**Your goal**
Count how many lines in the data hold the word "orow", and give that number alone.

[Dataset records]

- - - - -

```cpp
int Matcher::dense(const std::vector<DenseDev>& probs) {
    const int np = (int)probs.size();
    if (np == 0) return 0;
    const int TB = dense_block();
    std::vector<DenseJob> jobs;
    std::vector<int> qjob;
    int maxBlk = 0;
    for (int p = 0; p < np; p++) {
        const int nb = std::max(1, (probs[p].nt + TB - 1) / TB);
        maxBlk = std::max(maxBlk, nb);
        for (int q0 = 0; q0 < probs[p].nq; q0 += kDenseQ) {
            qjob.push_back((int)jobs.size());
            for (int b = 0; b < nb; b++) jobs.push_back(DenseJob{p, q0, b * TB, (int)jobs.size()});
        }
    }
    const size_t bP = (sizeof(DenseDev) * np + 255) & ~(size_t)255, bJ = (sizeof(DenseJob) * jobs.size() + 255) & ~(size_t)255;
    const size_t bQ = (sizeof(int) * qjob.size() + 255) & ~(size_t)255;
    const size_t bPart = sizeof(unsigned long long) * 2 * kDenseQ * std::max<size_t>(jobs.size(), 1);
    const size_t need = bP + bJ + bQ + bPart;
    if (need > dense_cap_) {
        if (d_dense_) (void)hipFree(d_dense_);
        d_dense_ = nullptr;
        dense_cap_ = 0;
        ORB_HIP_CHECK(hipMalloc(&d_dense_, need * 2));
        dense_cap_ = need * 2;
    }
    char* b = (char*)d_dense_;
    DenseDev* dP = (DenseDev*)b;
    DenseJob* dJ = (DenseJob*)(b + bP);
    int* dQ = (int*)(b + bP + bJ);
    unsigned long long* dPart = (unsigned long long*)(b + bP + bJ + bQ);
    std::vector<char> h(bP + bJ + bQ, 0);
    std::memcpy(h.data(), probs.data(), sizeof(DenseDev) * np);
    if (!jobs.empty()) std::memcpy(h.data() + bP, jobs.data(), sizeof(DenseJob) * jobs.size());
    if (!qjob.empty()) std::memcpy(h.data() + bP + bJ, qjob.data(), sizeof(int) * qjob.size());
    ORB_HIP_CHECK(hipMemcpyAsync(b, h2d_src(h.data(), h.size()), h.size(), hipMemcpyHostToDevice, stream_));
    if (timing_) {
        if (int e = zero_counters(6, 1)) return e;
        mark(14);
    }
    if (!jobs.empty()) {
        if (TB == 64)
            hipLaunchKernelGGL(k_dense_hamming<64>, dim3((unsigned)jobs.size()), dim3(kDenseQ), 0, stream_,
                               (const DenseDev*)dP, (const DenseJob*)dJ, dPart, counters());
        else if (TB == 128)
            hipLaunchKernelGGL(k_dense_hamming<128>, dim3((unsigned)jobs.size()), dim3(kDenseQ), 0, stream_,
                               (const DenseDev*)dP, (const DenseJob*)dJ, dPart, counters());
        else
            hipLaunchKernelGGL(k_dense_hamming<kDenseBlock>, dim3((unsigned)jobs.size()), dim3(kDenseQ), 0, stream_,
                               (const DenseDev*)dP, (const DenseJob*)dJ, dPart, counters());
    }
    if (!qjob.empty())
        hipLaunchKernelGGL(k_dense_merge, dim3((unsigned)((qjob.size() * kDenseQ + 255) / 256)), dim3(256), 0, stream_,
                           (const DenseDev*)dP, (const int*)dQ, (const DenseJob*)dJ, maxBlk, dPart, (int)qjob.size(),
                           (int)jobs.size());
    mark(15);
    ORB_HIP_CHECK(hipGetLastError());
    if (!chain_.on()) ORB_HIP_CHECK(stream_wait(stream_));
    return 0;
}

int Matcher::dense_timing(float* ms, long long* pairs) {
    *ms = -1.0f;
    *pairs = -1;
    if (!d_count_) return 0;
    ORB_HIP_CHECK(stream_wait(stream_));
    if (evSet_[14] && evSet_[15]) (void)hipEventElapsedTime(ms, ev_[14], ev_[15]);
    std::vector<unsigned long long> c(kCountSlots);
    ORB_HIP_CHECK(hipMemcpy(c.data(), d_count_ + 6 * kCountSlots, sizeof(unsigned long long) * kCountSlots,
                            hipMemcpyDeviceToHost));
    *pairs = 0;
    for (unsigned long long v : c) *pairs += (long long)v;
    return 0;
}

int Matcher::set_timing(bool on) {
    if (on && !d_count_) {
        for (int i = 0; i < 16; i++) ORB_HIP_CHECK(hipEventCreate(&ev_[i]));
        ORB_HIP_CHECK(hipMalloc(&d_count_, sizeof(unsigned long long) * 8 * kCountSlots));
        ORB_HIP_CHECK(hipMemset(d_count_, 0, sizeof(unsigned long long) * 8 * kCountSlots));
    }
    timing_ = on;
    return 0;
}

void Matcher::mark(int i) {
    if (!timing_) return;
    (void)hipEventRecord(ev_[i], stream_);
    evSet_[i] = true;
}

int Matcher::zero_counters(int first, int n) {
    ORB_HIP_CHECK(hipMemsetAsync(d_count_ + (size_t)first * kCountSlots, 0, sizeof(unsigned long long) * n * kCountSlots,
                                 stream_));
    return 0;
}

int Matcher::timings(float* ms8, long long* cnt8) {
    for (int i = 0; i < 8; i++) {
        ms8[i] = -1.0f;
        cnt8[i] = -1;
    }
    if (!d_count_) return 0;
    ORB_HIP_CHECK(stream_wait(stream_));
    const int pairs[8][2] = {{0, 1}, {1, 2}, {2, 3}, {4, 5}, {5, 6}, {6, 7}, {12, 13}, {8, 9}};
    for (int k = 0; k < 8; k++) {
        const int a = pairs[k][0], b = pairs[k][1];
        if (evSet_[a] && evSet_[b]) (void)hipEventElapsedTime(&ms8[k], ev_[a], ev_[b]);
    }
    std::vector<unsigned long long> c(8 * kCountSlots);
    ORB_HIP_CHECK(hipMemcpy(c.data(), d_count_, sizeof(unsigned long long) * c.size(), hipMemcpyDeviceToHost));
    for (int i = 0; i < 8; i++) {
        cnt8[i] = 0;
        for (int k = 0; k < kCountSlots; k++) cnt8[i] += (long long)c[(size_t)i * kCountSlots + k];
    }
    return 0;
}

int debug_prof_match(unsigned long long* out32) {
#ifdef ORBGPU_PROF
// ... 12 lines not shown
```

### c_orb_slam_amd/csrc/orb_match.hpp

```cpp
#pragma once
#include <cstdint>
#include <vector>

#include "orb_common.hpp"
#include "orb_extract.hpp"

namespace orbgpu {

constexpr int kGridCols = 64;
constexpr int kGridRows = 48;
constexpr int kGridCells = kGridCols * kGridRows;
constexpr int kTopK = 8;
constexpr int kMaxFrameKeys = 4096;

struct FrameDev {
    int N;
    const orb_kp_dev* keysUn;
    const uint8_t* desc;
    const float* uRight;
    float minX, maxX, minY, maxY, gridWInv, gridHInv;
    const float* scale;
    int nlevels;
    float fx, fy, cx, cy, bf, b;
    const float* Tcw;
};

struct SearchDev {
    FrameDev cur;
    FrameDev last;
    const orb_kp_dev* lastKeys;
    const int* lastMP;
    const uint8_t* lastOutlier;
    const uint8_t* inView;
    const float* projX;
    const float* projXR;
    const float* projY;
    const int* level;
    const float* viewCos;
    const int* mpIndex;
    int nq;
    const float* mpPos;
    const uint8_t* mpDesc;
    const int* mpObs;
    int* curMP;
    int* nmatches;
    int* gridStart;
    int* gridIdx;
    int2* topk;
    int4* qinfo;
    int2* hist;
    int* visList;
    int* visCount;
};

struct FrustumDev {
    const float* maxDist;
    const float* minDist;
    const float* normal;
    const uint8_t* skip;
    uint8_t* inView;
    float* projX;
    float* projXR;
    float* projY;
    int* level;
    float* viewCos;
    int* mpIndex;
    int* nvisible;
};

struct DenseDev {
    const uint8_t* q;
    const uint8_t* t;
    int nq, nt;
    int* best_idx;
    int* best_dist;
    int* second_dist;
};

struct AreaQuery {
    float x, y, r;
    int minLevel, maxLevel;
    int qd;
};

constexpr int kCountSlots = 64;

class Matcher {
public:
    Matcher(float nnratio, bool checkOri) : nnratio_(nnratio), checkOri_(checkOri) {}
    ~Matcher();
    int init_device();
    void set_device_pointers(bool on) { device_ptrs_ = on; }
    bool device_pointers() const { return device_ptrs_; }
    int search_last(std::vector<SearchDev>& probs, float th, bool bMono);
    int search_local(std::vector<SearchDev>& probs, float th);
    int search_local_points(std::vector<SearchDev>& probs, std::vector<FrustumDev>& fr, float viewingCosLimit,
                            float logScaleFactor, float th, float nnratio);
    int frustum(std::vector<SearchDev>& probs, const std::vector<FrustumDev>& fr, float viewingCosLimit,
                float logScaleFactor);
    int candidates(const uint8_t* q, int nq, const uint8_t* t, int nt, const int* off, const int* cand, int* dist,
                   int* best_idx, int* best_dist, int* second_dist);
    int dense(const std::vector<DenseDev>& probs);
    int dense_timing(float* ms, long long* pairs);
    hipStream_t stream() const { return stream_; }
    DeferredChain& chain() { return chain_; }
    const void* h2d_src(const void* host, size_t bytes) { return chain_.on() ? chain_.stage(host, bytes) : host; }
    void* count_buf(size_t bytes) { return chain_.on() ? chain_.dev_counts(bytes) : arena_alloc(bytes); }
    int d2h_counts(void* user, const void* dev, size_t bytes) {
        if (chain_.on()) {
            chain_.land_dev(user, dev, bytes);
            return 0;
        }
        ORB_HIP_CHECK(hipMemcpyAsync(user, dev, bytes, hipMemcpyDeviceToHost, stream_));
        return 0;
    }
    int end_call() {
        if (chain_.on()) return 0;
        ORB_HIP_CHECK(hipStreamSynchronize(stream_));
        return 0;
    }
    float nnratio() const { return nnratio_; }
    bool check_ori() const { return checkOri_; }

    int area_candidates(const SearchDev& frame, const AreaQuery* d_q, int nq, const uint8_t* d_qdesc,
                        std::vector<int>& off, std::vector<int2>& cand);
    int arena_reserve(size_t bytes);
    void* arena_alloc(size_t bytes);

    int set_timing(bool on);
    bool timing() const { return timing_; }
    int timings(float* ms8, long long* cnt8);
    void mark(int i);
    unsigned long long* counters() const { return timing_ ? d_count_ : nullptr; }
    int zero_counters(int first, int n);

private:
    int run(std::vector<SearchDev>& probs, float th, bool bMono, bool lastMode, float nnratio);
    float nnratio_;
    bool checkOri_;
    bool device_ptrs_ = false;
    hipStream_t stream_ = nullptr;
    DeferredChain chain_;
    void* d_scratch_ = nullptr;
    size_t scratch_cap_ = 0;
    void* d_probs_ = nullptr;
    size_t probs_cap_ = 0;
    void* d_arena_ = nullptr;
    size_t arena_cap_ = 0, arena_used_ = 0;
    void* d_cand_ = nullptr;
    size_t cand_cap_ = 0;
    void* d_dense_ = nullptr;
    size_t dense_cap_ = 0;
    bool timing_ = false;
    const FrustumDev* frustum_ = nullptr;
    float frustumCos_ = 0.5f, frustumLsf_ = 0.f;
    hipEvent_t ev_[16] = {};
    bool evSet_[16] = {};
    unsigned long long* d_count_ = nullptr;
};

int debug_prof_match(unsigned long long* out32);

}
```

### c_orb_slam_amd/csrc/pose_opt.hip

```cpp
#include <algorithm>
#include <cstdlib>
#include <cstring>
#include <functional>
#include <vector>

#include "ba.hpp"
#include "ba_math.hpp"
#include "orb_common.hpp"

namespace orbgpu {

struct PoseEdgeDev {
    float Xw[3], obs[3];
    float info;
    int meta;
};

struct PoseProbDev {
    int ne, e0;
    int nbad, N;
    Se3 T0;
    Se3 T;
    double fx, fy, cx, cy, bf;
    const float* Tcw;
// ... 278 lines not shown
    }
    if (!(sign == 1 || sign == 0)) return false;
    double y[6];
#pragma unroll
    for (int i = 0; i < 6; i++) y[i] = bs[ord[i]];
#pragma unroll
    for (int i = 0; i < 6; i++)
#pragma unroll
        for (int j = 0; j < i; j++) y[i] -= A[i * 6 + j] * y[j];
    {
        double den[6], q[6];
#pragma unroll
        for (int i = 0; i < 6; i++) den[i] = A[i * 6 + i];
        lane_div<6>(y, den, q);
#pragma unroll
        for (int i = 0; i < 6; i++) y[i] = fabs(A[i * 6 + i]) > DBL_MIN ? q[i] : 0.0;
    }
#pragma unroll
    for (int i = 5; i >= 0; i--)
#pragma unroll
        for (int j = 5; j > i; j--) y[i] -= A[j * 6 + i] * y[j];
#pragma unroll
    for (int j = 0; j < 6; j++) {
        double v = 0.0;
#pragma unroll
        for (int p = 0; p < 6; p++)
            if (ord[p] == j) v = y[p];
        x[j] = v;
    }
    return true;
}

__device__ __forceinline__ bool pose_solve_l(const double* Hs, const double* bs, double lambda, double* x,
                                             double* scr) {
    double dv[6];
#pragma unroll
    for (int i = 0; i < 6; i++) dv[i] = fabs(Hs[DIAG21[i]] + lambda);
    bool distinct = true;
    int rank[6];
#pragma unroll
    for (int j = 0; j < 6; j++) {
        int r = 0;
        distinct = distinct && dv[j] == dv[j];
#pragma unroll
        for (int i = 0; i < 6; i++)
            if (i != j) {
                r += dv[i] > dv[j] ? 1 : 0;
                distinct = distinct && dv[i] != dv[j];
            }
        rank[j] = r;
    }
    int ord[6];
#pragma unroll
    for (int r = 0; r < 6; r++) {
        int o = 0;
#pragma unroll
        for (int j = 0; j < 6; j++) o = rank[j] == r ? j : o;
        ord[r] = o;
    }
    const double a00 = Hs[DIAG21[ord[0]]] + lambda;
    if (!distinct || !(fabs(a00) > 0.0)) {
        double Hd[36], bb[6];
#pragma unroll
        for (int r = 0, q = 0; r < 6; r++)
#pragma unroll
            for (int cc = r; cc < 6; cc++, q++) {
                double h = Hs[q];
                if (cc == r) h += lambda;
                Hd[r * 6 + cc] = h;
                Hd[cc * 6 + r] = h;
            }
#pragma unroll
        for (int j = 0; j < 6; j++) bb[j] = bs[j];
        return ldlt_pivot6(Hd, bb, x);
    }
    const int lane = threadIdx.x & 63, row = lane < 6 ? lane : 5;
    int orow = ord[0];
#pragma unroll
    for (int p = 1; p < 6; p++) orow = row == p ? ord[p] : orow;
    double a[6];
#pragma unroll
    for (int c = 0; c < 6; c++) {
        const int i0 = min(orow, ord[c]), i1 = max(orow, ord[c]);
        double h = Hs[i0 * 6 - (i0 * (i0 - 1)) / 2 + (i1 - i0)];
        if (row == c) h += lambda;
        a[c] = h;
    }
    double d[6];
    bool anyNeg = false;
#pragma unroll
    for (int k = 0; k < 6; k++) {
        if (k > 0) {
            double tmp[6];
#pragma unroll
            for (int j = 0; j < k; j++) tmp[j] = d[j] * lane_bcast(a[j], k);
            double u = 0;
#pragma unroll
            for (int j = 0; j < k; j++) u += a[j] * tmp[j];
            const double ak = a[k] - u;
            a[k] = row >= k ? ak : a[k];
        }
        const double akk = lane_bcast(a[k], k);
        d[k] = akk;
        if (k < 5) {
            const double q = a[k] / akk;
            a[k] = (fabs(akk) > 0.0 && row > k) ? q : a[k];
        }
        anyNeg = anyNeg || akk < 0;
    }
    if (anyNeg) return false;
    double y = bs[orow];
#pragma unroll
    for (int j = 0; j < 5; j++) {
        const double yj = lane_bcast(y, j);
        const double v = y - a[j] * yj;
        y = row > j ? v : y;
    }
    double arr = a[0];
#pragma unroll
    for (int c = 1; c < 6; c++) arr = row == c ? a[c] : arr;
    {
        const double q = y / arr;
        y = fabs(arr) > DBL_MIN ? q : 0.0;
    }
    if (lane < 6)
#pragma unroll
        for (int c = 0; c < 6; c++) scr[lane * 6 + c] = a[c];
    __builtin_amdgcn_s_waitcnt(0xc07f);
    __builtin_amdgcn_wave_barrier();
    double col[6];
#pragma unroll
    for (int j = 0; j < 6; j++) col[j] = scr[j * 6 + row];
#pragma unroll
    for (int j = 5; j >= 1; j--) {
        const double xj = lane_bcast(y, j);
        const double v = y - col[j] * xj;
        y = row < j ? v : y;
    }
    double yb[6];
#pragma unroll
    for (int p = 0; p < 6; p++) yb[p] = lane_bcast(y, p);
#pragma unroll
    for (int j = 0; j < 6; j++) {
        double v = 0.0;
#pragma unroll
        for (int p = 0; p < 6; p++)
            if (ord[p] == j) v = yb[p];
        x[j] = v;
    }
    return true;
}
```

- - - - -

**Task response**
4